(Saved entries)
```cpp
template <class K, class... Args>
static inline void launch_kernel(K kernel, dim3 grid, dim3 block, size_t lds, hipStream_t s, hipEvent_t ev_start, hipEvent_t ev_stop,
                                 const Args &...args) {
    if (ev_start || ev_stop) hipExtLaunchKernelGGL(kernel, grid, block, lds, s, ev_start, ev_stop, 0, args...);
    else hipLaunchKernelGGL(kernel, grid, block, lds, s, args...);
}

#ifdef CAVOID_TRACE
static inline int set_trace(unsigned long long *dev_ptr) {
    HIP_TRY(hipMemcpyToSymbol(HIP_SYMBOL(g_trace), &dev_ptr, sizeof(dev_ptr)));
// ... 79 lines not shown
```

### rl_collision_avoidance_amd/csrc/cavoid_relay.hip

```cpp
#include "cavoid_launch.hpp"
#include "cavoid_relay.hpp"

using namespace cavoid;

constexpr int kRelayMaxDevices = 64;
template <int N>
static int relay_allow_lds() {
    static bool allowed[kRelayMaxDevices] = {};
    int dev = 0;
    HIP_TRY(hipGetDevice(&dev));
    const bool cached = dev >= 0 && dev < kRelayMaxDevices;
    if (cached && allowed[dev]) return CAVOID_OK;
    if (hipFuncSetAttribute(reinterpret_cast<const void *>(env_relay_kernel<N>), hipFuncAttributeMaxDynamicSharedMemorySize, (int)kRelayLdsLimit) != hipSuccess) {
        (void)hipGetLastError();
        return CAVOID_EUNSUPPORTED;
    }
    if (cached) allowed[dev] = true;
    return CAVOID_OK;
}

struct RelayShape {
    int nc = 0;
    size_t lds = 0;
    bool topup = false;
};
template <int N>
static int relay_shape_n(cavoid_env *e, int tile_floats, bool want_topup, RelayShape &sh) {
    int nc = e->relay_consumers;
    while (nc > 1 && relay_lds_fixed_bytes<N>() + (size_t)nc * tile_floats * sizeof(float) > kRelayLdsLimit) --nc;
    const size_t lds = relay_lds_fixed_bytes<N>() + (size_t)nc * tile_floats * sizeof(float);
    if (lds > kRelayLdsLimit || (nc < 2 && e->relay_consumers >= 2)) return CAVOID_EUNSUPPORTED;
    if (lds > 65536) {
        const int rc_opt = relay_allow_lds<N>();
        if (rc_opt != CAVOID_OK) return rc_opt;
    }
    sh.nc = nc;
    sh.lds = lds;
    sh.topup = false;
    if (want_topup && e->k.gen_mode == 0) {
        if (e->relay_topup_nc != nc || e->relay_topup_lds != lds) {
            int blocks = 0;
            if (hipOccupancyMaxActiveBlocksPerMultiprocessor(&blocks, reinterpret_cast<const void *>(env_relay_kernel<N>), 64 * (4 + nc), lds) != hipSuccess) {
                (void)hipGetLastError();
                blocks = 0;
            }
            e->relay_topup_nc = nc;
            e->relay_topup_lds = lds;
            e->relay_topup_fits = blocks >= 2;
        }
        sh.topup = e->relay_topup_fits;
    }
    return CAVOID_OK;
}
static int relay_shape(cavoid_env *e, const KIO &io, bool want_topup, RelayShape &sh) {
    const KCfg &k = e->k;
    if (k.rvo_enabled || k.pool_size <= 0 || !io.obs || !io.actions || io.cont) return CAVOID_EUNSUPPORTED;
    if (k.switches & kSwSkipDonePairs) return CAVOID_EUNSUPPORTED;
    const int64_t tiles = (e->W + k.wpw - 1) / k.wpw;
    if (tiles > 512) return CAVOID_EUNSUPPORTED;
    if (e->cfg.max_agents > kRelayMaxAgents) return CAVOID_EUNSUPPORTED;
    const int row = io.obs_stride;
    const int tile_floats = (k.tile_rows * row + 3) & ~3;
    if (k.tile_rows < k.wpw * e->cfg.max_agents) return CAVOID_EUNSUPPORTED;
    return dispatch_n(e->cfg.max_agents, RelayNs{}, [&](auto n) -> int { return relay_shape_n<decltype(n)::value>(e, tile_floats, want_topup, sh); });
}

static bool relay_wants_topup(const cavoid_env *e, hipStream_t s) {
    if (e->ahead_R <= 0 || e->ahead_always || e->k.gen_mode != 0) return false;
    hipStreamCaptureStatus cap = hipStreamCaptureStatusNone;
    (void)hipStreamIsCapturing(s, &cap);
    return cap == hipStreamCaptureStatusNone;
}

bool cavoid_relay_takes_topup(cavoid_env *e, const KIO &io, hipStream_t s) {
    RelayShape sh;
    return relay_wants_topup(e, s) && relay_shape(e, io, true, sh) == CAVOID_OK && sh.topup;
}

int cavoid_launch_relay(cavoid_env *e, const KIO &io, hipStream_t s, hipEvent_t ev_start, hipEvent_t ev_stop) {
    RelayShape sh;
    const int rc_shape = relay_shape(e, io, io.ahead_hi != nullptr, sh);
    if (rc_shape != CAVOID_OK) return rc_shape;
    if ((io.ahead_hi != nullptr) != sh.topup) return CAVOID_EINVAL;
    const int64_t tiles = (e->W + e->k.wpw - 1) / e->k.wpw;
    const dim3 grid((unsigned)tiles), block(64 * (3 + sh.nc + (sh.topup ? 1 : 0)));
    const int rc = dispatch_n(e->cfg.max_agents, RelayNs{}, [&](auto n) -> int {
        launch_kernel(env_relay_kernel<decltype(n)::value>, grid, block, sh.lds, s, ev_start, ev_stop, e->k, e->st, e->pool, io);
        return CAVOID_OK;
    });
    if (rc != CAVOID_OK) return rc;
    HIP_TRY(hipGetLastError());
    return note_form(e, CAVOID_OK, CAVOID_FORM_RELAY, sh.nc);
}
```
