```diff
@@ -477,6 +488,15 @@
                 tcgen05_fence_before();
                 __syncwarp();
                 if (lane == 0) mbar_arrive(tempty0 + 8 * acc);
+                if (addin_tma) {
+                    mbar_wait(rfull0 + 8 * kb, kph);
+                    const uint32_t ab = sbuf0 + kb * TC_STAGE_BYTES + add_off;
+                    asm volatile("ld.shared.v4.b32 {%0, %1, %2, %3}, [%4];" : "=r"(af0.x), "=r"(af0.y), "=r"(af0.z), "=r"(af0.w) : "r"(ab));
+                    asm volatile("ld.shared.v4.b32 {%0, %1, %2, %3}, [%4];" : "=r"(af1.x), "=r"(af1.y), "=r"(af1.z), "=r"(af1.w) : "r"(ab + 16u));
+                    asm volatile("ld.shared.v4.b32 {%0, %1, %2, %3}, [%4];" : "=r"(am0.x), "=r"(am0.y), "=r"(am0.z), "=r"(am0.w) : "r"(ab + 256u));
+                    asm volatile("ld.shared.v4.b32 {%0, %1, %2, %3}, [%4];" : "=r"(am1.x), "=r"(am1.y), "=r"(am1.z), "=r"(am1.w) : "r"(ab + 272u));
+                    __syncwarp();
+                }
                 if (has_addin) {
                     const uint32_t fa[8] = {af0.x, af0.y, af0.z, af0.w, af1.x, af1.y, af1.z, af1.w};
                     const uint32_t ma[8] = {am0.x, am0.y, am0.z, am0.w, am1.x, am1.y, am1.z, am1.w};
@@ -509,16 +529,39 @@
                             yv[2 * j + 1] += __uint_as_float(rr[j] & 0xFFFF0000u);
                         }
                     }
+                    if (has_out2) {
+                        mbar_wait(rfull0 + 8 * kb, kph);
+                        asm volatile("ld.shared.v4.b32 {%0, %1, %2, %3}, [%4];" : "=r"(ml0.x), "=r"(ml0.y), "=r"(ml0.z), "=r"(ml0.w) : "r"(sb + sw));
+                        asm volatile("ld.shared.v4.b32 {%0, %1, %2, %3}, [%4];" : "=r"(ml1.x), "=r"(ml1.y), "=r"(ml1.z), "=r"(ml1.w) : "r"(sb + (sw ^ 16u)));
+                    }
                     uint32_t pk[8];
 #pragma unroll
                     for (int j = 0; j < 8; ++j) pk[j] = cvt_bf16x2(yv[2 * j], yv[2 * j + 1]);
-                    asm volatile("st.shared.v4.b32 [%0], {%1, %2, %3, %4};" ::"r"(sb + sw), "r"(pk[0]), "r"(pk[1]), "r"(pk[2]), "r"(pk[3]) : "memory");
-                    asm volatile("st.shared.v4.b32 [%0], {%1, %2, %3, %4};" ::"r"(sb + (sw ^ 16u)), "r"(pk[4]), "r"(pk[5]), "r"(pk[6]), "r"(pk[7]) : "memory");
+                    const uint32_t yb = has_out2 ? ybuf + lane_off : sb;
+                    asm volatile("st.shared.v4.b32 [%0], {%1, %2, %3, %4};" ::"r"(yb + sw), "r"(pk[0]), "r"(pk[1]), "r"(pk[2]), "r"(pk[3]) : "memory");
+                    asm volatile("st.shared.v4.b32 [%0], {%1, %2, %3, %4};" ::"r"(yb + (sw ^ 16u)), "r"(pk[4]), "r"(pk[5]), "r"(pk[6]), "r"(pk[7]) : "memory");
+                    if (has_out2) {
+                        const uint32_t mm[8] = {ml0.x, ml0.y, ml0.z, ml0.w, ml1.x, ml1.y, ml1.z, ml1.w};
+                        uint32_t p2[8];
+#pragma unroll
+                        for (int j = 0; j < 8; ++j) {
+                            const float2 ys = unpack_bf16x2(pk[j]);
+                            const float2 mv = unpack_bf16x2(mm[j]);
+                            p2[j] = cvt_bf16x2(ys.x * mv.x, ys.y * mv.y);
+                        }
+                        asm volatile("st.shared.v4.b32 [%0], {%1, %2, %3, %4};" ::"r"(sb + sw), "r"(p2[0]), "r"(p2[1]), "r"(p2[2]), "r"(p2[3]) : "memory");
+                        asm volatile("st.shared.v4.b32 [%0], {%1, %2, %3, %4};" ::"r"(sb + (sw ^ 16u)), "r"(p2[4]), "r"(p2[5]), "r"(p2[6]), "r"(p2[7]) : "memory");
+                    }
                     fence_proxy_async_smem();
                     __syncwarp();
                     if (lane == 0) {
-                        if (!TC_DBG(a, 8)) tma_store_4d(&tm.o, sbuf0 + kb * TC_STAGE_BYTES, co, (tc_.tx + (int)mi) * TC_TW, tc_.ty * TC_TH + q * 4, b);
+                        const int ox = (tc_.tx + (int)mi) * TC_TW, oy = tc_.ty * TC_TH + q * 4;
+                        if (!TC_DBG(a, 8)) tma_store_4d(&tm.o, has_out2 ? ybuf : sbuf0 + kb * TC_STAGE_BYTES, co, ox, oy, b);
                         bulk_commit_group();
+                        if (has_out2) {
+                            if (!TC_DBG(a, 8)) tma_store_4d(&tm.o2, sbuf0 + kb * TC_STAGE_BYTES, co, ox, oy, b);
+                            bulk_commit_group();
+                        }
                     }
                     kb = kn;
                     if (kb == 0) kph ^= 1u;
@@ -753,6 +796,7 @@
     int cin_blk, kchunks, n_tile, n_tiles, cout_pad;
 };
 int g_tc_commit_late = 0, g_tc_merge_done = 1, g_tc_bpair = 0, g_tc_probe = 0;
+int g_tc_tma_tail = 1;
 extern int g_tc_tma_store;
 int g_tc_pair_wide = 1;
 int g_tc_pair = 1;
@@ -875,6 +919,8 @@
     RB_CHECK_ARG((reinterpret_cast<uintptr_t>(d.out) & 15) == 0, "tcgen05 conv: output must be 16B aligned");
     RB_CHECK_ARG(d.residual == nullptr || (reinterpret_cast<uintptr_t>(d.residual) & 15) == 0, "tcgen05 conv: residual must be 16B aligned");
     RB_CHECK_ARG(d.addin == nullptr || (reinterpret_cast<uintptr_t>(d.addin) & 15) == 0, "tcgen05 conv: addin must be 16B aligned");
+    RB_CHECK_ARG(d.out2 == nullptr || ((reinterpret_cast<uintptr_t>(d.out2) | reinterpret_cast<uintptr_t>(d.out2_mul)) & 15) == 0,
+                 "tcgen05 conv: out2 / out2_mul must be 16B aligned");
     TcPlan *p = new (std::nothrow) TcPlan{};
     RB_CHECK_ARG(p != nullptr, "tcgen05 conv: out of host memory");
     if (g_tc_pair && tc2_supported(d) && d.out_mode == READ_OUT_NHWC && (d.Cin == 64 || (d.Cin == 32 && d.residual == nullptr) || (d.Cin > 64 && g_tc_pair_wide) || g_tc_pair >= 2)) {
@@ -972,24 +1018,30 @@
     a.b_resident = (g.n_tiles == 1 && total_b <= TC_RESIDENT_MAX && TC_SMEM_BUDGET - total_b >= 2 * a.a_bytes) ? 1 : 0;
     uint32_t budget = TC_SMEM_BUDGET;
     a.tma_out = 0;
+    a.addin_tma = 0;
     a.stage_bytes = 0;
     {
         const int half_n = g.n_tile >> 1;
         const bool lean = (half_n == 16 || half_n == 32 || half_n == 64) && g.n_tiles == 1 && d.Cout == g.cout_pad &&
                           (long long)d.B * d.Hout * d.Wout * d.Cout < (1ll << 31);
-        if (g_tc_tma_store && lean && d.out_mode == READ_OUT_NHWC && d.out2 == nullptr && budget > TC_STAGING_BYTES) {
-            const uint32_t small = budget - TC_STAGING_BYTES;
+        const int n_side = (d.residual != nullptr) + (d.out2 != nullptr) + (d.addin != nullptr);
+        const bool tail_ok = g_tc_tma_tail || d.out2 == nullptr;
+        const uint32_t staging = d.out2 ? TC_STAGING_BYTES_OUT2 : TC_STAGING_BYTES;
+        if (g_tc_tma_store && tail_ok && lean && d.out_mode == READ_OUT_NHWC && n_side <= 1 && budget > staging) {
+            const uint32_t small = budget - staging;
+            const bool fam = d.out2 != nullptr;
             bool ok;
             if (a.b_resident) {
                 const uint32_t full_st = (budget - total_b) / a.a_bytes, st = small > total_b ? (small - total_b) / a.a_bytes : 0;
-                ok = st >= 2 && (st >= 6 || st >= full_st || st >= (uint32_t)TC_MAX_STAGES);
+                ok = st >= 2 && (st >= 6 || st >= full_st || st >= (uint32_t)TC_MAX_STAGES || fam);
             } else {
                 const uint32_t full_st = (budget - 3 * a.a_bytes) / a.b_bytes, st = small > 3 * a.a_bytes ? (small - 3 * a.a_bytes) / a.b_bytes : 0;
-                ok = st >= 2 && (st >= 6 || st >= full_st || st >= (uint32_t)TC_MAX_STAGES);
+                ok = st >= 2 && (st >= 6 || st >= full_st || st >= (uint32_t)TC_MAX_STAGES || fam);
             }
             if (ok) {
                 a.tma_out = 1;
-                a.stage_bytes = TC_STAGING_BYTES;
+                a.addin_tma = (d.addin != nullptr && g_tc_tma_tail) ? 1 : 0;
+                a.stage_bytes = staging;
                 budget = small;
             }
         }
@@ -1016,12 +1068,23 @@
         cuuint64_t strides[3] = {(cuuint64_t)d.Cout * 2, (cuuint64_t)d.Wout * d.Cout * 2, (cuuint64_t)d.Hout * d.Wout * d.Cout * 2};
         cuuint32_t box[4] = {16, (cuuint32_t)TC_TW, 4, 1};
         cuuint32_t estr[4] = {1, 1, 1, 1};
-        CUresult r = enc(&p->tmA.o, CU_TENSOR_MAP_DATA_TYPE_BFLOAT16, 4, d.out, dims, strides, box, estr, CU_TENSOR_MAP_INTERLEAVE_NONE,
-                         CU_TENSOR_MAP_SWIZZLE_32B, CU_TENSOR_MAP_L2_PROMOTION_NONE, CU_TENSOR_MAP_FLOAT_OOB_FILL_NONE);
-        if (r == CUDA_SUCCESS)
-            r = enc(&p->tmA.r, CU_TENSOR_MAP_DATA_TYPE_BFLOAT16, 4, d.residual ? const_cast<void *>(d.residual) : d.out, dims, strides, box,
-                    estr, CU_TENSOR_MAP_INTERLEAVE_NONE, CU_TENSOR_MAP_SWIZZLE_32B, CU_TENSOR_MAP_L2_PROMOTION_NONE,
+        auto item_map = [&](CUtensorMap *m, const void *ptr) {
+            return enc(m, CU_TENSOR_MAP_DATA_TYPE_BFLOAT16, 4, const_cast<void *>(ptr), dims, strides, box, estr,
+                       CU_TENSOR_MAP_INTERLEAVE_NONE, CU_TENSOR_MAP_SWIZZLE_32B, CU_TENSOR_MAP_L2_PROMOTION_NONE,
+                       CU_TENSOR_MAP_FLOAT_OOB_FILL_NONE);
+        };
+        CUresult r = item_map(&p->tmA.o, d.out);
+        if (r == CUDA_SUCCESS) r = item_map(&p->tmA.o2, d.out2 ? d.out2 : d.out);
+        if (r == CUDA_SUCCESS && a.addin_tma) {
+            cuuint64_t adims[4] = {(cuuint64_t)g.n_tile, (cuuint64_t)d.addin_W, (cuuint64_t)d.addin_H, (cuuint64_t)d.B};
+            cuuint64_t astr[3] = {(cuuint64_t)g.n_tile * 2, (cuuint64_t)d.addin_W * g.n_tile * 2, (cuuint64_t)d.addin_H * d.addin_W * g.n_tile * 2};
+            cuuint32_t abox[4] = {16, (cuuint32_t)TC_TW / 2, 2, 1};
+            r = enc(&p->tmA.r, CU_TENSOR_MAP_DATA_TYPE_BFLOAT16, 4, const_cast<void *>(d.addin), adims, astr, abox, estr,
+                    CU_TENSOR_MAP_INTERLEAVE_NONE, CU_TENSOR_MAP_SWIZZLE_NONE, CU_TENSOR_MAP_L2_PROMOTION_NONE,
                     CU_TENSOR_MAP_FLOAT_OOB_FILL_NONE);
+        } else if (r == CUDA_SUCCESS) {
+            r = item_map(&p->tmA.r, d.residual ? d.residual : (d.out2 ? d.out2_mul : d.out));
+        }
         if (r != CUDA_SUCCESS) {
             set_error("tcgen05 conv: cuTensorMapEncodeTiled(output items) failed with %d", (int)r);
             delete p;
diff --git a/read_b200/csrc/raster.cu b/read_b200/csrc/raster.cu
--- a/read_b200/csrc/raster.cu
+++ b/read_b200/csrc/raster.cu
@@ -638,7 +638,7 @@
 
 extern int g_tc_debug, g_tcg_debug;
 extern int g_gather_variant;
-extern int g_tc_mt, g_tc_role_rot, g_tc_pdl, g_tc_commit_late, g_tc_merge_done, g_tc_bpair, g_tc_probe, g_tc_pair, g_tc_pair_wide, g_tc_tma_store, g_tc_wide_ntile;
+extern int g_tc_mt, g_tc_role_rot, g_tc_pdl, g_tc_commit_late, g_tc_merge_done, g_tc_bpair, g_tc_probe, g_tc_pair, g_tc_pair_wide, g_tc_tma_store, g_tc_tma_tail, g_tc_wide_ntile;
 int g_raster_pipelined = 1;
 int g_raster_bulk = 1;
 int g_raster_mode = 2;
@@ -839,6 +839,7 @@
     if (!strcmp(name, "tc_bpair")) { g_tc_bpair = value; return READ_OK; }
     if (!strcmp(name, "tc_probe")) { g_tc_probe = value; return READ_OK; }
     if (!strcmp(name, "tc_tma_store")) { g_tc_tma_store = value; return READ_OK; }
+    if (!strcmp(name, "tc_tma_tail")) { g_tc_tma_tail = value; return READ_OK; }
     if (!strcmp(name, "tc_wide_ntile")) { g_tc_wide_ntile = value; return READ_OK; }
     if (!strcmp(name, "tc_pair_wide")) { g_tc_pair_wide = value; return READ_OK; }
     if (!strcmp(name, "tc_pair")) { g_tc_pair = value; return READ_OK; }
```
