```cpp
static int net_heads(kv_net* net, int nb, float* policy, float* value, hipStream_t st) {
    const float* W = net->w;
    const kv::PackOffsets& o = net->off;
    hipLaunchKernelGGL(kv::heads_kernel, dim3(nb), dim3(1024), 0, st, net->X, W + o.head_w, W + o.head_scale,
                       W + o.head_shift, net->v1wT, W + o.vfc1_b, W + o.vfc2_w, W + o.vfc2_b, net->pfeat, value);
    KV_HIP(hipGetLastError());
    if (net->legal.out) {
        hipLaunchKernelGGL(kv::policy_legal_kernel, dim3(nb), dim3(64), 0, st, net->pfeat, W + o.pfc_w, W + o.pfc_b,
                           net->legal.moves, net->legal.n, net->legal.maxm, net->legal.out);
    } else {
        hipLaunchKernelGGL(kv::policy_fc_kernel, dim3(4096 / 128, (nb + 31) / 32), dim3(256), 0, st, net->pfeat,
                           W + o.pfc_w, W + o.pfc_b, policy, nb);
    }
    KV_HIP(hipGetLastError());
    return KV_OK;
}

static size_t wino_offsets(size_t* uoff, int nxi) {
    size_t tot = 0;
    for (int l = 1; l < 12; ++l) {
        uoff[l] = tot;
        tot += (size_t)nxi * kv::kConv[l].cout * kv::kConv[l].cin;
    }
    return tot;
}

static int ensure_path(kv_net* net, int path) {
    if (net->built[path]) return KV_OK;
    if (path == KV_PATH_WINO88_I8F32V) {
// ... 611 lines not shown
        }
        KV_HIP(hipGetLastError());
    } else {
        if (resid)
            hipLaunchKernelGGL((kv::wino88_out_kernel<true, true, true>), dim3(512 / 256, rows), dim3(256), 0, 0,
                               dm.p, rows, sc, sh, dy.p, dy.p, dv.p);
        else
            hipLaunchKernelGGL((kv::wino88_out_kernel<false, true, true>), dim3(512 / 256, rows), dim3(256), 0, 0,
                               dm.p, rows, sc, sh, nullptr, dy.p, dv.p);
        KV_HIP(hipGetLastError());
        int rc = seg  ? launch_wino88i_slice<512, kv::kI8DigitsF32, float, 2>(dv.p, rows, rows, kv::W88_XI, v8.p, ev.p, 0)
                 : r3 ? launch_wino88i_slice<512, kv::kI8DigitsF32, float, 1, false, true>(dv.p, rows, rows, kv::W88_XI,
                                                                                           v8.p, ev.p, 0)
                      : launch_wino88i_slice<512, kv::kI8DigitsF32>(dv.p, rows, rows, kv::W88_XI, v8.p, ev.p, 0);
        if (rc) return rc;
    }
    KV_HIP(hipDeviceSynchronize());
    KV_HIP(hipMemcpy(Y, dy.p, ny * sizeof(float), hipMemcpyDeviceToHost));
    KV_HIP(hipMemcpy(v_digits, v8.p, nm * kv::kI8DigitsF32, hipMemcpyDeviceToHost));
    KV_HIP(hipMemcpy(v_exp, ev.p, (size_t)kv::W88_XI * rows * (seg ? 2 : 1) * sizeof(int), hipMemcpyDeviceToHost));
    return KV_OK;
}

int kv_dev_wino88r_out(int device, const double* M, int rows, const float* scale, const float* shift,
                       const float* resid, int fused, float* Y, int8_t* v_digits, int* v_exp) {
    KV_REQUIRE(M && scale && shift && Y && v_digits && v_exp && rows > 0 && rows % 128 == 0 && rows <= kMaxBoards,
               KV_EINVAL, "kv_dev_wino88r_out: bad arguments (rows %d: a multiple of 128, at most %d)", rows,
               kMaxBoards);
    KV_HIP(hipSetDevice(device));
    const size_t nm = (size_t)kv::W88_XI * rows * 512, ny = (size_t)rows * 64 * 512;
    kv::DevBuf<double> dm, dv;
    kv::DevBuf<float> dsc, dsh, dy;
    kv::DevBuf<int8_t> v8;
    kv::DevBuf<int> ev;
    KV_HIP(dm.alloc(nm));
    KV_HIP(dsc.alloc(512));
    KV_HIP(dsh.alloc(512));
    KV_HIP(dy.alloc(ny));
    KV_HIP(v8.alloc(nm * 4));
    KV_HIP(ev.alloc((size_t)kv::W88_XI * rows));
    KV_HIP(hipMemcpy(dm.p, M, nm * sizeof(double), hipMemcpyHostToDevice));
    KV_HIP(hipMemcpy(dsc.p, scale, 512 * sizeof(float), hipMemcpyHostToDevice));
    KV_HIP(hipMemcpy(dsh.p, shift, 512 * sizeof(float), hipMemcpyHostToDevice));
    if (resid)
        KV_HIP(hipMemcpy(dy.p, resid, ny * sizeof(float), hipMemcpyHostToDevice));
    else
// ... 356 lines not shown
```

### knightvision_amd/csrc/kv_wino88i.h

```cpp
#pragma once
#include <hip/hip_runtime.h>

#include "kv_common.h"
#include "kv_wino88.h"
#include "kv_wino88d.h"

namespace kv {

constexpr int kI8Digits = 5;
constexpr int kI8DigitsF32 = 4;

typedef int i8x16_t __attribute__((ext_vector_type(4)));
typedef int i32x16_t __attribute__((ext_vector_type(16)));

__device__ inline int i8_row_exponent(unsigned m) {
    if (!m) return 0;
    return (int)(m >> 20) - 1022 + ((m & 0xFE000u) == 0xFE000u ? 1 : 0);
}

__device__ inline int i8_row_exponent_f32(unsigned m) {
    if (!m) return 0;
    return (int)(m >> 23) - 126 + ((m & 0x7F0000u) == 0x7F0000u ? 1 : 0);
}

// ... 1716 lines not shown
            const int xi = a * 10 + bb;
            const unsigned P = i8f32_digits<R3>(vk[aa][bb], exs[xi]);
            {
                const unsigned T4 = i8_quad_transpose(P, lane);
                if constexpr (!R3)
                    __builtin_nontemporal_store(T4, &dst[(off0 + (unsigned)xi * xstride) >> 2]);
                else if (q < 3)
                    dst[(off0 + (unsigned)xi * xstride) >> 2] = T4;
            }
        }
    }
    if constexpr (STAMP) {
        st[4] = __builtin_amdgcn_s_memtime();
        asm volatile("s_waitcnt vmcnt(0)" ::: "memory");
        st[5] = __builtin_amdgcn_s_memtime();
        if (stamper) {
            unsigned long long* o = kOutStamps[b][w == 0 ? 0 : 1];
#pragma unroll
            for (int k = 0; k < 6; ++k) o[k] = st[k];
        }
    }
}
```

Work instruction: Scanning the data above, count the lines in which the string "csrc" occurs and state only the count.

Completed exercise: 5